--- Records shown Enclosed Below ---
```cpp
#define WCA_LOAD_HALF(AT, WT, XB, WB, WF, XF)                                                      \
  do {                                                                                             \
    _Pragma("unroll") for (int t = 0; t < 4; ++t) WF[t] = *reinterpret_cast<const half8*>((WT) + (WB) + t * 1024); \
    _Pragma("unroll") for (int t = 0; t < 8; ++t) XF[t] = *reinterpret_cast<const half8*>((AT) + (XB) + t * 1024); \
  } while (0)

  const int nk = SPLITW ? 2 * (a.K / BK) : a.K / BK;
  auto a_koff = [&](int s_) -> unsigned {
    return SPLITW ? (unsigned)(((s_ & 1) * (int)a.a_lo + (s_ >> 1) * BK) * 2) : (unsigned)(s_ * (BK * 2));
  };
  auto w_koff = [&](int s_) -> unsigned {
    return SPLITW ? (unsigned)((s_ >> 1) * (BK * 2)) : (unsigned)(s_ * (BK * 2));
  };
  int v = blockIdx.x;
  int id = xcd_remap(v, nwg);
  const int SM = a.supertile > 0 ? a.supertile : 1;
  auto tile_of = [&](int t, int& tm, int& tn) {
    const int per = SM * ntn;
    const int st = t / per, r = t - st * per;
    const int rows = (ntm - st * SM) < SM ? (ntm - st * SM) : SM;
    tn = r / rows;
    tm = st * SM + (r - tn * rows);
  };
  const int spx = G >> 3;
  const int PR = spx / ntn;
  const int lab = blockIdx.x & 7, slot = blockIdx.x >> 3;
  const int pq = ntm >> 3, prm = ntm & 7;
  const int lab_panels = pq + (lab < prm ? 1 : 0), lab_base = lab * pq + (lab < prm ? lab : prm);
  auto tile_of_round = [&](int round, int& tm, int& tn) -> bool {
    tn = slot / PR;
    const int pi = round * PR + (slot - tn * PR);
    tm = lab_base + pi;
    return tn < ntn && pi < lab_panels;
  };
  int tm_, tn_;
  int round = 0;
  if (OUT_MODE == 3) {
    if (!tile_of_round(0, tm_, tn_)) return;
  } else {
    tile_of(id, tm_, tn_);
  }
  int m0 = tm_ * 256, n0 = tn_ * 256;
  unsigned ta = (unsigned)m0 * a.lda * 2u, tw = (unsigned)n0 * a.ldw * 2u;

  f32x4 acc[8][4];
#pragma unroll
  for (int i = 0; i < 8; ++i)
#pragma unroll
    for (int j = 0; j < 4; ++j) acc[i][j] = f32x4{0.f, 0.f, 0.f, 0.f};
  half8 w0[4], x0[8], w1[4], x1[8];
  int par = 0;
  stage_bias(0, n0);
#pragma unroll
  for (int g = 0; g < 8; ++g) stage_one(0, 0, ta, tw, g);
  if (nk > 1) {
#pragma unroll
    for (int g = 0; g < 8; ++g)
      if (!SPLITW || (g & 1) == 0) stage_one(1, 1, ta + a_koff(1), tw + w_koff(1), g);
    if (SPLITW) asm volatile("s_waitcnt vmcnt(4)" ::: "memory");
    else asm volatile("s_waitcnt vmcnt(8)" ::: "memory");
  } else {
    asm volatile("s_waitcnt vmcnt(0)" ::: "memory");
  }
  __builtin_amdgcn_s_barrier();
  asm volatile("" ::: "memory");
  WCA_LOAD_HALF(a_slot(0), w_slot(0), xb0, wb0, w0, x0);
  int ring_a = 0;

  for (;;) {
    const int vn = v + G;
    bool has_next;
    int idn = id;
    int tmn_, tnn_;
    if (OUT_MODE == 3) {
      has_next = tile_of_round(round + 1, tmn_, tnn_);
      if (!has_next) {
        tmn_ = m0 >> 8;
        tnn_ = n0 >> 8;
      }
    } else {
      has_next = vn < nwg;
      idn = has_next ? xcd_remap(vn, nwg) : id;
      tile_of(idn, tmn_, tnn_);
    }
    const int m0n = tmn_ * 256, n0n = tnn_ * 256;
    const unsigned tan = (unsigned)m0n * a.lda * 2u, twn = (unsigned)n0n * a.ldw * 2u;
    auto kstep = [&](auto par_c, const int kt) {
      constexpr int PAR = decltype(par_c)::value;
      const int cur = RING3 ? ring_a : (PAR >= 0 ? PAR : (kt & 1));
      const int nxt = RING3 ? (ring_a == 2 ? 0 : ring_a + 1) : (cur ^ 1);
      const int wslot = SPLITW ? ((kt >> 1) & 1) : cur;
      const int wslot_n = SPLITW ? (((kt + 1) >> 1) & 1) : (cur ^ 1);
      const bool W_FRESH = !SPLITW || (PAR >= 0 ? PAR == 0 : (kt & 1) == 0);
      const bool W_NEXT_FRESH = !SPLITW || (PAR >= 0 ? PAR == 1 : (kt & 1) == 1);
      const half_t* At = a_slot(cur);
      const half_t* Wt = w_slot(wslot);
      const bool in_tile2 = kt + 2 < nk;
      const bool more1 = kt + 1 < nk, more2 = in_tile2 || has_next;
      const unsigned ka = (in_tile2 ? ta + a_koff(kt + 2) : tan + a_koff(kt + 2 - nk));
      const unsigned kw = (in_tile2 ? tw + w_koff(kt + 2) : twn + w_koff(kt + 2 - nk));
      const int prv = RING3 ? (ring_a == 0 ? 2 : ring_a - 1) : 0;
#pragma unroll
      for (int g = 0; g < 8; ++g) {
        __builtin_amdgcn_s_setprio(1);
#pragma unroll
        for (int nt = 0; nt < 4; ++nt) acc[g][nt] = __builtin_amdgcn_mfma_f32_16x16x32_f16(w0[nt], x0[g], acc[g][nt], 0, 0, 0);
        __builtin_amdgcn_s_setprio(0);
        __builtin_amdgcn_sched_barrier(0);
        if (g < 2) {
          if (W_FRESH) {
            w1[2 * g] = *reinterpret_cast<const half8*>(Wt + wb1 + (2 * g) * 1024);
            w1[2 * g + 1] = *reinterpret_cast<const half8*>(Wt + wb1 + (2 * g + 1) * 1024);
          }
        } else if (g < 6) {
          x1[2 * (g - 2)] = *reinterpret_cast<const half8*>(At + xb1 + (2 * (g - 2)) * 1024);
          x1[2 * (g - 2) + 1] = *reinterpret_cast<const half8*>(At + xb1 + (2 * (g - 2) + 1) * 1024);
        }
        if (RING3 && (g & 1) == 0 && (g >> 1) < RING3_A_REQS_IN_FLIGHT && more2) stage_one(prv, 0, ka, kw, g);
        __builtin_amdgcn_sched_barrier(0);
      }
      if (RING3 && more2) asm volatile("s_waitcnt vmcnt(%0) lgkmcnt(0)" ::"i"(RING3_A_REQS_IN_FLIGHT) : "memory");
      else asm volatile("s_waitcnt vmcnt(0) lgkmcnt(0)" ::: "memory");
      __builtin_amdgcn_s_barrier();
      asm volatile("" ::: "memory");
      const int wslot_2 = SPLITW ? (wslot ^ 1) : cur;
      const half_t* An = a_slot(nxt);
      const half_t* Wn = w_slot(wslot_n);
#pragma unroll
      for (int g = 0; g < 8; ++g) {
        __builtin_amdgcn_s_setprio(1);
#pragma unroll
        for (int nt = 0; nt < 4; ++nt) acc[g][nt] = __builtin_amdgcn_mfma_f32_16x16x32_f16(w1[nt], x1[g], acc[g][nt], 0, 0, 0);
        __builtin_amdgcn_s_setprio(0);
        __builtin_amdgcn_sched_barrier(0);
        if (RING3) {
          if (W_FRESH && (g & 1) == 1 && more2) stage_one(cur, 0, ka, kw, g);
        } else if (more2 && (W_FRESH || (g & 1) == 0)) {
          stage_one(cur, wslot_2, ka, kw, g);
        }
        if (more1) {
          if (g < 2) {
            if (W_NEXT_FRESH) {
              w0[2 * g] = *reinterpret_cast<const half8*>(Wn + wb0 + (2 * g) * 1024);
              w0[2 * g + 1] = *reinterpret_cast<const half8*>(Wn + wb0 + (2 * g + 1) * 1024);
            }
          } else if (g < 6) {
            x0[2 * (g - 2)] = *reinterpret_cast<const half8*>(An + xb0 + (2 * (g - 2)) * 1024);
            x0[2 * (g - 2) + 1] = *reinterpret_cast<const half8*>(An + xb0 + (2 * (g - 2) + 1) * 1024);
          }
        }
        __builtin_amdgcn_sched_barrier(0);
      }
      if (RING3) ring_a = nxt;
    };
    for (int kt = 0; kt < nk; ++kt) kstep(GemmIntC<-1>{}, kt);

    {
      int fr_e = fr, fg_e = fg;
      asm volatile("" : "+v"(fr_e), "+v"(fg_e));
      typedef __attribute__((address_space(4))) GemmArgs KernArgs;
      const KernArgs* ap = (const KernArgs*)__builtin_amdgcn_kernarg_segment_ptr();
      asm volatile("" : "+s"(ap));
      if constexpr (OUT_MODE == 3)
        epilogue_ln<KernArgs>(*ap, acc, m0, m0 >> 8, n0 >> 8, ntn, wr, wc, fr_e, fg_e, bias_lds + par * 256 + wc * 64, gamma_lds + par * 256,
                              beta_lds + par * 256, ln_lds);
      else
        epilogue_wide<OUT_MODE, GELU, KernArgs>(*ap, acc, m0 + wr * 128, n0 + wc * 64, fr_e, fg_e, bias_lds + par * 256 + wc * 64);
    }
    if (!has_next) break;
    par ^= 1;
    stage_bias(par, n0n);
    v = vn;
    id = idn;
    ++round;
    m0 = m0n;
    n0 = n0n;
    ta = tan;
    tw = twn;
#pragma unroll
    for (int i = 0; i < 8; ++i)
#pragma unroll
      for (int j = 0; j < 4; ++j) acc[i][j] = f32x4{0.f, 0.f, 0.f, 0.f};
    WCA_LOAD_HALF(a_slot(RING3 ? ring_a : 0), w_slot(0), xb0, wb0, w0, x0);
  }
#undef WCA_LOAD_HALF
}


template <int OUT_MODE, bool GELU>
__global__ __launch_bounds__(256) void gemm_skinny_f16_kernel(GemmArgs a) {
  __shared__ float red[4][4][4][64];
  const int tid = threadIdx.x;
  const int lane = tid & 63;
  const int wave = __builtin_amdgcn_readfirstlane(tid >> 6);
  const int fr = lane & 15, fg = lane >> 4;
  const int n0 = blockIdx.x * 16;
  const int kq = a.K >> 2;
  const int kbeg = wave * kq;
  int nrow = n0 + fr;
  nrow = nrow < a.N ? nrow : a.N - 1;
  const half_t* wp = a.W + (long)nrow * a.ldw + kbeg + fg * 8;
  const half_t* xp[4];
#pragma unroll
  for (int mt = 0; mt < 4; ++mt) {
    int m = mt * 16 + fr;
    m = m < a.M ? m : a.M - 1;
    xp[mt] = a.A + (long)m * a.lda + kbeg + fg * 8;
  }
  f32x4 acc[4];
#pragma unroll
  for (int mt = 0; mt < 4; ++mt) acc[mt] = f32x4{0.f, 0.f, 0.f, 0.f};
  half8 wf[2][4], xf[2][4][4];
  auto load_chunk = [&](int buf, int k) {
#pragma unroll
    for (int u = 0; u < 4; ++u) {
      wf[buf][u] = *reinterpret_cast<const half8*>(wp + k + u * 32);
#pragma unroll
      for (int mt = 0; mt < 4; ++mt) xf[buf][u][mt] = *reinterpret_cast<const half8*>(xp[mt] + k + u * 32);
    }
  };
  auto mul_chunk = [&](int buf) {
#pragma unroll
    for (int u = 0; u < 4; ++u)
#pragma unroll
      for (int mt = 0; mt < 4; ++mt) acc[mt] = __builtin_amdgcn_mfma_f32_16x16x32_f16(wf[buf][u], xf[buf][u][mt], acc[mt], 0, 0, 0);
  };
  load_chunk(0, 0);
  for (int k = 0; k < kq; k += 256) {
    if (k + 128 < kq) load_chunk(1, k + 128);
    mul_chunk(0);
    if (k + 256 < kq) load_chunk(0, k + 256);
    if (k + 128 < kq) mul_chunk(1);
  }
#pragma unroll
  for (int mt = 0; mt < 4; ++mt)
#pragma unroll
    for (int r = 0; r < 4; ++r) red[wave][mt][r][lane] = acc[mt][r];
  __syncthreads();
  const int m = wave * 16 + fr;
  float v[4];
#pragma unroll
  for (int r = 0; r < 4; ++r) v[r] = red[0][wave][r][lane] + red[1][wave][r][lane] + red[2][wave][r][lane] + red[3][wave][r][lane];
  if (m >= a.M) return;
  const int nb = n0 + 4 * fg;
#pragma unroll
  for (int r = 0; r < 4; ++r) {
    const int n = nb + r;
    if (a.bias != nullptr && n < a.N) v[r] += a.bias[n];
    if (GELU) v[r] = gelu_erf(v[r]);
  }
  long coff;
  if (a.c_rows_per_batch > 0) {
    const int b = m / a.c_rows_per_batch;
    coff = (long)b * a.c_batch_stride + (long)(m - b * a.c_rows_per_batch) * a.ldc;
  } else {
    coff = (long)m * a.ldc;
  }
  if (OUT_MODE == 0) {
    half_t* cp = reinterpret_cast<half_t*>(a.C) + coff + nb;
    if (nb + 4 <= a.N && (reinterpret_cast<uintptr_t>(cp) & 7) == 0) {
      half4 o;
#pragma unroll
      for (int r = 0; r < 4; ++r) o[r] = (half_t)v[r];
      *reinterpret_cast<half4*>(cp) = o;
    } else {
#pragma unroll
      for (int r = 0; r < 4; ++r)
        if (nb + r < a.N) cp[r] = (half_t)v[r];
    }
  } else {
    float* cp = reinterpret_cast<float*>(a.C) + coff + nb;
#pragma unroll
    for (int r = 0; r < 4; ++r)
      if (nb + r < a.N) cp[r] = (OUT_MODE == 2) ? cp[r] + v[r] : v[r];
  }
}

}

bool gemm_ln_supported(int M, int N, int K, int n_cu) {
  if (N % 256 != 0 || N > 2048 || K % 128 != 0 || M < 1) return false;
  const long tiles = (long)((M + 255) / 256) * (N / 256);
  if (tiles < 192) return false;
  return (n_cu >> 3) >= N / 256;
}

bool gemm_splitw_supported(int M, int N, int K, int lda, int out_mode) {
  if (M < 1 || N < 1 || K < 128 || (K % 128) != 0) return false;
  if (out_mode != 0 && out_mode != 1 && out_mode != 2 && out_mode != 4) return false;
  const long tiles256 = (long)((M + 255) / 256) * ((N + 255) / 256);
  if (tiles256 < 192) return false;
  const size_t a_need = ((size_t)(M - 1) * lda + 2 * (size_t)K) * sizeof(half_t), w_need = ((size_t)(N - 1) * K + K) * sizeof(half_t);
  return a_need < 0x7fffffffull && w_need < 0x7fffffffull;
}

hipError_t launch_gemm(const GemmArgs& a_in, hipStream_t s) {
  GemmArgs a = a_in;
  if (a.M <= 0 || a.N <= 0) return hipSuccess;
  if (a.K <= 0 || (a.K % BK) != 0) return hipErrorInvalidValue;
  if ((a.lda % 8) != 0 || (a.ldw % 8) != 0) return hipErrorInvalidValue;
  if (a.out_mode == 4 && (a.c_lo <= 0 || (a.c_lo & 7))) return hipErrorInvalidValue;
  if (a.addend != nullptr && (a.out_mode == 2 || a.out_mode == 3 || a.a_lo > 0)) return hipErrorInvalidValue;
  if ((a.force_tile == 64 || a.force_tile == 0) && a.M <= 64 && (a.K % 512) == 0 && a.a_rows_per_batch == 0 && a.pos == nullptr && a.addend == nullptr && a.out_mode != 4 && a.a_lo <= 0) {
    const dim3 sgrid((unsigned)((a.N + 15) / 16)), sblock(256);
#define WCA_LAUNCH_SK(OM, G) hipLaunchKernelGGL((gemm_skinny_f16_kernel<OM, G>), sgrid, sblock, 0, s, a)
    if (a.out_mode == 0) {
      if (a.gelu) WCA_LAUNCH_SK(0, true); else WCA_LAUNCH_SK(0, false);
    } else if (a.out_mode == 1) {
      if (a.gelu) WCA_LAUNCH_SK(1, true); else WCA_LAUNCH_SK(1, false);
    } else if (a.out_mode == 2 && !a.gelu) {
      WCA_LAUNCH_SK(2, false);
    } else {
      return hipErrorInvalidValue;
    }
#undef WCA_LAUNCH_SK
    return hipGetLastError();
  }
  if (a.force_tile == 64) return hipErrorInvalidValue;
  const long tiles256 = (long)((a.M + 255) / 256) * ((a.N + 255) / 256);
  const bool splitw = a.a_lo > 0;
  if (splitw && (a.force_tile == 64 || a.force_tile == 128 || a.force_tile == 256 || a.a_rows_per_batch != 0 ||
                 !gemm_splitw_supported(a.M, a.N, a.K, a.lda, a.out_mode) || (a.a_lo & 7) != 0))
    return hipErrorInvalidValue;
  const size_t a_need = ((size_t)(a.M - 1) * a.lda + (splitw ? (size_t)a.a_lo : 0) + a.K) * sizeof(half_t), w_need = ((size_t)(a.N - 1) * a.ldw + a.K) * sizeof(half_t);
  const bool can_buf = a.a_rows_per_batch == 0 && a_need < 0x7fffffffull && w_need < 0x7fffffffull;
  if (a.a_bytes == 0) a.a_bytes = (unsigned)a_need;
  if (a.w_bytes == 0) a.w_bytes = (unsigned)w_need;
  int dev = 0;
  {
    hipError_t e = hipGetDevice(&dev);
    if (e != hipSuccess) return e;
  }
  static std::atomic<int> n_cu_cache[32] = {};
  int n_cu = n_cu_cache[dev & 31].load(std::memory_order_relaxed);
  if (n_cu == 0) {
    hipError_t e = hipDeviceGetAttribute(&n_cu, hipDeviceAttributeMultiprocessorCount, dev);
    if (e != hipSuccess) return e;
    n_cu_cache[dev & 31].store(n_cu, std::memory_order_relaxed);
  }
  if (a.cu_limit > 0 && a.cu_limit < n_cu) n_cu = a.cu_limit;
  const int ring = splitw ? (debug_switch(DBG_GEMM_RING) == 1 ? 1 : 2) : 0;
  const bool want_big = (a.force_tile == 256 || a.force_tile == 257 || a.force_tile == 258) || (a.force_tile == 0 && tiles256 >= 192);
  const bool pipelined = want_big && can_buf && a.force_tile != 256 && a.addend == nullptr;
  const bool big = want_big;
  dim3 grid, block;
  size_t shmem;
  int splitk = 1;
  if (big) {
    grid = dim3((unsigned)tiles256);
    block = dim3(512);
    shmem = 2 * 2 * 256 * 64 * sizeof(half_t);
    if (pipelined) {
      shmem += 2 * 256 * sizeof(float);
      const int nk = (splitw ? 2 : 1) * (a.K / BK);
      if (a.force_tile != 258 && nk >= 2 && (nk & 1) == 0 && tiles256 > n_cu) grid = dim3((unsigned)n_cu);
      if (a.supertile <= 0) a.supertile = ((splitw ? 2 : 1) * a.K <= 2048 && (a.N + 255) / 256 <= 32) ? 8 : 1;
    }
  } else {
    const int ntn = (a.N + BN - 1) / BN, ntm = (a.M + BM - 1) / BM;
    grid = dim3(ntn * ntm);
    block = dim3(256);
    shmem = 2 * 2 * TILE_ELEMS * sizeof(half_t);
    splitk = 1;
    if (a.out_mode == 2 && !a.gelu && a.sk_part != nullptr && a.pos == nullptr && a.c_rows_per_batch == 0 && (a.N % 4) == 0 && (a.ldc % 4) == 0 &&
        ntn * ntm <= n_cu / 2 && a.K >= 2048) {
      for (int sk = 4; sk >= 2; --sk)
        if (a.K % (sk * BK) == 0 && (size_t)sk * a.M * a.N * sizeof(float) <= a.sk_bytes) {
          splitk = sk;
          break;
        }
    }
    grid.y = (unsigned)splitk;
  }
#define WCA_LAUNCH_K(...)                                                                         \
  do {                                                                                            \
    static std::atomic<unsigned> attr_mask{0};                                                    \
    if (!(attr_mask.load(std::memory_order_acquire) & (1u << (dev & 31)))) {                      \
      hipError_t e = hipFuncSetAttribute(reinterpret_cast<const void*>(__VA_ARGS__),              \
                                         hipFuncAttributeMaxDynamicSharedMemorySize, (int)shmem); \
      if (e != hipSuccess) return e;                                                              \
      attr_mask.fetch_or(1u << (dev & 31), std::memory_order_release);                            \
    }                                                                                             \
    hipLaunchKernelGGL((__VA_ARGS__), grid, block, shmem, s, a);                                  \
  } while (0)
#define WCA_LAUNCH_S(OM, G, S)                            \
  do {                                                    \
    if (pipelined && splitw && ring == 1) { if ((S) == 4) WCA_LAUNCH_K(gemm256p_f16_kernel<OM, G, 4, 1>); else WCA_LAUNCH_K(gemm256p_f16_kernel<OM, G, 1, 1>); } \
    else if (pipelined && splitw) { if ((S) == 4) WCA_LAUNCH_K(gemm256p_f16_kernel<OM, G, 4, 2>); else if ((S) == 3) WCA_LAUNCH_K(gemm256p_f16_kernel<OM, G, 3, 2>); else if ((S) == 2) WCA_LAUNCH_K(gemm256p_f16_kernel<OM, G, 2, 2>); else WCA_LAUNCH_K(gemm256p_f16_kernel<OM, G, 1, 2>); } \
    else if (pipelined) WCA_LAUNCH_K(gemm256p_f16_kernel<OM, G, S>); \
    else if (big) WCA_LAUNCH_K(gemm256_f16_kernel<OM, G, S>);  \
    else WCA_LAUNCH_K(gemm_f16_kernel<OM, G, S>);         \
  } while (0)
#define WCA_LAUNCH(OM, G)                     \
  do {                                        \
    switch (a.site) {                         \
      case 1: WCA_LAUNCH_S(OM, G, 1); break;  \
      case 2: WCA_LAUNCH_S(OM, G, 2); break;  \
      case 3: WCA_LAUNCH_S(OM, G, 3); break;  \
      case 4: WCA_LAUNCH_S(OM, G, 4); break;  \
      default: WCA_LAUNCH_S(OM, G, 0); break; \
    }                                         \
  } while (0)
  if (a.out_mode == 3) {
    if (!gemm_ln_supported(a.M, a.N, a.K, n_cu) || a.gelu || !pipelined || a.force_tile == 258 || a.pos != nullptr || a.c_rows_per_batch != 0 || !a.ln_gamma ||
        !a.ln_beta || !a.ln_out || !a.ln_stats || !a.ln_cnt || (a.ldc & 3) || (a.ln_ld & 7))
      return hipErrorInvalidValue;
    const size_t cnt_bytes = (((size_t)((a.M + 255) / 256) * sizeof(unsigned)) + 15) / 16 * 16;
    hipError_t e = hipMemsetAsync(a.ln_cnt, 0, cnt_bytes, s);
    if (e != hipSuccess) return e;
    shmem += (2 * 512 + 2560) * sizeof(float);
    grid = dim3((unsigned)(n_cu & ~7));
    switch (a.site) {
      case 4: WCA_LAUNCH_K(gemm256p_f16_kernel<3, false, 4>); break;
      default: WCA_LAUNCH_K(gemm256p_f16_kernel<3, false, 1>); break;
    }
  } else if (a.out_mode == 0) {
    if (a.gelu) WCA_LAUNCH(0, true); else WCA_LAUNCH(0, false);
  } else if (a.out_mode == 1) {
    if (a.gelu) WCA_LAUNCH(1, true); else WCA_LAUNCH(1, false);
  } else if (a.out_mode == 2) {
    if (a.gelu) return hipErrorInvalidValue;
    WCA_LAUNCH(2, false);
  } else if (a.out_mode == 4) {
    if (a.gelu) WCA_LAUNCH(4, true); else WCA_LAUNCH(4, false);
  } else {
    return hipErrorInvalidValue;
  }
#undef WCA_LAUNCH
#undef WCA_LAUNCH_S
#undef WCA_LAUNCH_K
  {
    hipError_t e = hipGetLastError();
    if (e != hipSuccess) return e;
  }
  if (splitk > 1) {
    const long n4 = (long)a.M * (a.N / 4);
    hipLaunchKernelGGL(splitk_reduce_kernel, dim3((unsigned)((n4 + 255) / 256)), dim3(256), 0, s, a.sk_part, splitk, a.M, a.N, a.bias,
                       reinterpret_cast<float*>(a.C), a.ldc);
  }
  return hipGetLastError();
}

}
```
--- End of Enclosed Records shown ---
- Try it
Of the records above, copy each line that includes "shmem".

- Written response
  size_t shmem;
    shmem = 2 * 2 * 256 * 64 * sizeof(half_t);
      shmem += 2 * 256 * sizeof(float);
    shmem = 2 * 2 * TILE_ELEMS * sizeof(half_t);
                                         hipFuncAttributeMaxDynamicSharedMemorySize, (int)shmem); \
    hipLaunchKernelGGL((__VA_ARGS__), grid, block, shmem, s, a);                                  \
    shmem += (2 * 512 + 2560) * sizeof(float);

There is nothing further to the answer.